PROBLEM STATEMENT:
Copy every line of the entries that includes the word "shown".
***
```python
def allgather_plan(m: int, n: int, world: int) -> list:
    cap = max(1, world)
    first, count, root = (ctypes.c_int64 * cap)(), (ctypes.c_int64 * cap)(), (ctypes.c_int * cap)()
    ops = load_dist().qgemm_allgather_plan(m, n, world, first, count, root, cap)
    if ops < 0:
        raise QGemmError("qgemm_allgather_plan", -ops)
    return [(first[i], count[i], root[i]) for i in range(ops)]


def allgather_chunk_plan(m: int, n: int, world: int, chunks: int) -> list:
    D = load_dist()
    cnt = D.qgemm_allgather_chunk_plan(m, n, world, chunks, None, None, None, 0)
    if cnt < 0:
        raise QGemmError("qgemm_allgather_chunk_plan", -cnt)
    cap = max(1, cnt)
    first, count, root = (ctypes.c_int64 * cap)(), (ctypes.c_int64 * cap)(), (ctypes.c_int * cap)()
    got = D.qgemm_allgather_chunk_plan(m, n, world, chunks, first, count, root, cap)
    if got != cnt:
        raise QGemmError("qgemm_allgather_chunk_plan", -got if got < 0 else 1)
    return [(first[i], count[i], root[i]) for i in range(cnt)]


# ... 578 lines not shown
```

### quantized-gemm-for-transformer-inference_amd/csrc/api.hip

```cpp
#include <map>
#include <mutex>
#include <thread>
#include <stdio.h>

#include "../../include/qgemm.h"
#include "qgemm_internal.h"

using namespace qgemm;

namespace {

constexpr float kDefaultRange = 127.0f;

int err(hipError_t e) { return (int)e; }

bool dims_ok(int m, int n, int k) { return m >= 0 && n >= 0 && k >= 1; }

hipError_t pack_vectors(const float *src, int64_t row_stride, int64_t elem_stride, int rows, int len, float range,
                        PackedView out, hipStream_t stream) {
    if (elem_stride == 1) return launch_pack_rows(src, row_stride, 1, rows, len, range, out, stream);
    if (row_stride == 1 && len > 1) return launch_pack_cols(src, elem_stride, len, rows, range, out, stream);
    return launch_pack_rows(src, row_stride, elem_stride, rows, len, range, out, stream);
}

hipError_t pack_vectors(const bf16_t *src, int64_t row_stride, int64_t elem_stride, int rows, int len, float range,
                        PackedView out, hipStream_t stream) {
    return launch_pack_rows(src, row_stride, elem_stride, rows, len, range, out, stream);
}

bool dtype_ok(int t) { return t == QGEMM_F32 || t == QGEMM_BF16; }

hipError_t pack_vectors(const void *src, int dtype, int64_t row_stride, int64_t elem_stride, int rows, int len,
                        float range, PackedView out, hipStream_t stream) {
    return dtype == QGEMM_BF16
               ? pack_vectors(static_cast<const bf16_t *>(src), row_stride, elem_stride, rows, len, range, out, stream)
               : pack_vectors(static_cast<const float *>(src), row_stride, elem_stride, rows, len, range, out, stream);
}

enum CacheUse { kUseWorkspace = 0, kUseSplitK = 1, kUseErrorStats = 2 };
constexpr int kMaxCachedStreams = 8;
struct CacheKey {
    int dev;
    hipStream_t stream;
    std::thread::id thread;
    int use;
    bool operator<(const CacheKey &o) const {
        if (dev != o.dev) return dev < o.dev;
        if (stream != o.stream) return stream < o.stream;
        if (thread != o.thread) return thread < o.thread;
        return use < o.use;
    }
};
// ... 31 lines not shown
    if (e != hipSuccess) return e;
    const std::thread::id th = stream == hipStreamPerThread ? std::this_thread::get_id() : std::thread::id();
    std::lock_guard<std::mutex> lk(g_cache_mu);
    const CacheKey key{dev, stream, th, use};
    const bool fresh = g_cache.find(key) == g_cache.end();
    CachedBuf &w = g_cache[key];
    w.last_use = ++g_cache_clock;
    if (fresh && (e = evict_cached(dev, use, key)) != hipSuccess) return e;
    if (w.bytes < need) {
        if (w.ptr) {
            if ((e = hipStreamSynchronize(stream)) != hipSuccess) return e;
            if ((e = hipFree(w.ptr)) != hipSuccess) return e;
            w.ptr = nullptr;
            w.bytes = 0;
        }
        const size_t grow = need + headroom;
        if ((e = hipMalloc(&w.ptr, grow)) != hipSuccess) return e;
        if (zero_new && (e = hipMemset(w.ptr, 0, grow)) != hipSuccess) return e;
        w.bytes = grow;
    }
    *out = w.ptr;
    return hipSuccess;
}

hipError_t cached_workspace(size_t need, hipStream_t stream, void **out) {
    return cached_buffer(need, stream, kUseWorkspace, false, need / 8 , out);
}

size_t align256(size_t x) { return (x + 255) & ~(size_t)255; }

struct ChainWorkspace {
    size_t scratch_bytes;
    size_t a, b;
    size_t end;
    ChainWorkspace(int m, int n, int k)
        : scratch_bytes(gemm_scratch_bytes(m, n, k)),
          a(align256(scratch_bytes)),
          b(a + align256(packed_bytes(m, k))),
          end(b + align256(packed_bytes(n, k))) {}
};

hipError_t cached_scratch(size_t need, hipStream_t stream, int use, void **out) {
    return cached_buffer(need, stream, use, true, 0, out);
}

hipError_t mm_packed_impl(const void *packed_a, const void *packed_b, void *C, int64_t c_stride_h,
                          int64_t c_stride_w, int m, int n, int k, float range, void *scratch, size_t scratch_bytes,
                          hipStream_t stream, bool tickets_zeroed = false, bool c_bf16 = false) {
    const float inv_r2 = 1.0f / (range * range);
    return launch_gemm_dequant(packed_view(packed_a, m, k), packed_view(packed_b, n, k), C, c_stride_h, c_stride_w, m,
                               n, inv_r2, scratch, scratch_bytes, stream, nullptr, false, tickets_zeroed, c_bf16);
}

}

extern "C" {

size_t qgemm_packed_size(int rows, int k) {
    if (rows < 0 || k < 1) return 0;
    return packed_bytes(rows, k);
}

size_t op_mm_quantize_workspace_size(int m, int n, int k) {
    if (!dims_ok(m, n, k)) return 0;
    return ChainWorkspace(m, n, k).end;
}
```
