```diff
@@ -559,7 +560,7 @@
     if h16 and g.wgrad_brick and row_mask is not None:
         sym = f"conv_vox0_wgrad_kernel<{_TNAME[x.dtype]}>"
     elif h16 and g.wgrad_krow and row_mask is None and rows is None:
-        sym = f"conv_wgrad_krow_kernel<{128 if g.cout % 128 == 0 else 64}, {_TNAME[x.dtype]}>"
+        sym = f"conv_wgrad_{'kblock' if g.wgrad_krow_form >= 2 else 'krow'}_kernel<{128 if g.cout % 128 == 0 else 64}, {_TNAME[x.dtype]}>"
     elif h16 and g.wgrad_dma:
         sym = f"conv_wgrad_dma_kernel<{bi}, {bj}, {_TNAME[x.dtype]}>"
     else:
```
***
REPLY:
# ... 578 lines not shown
// ... 31 lines not shown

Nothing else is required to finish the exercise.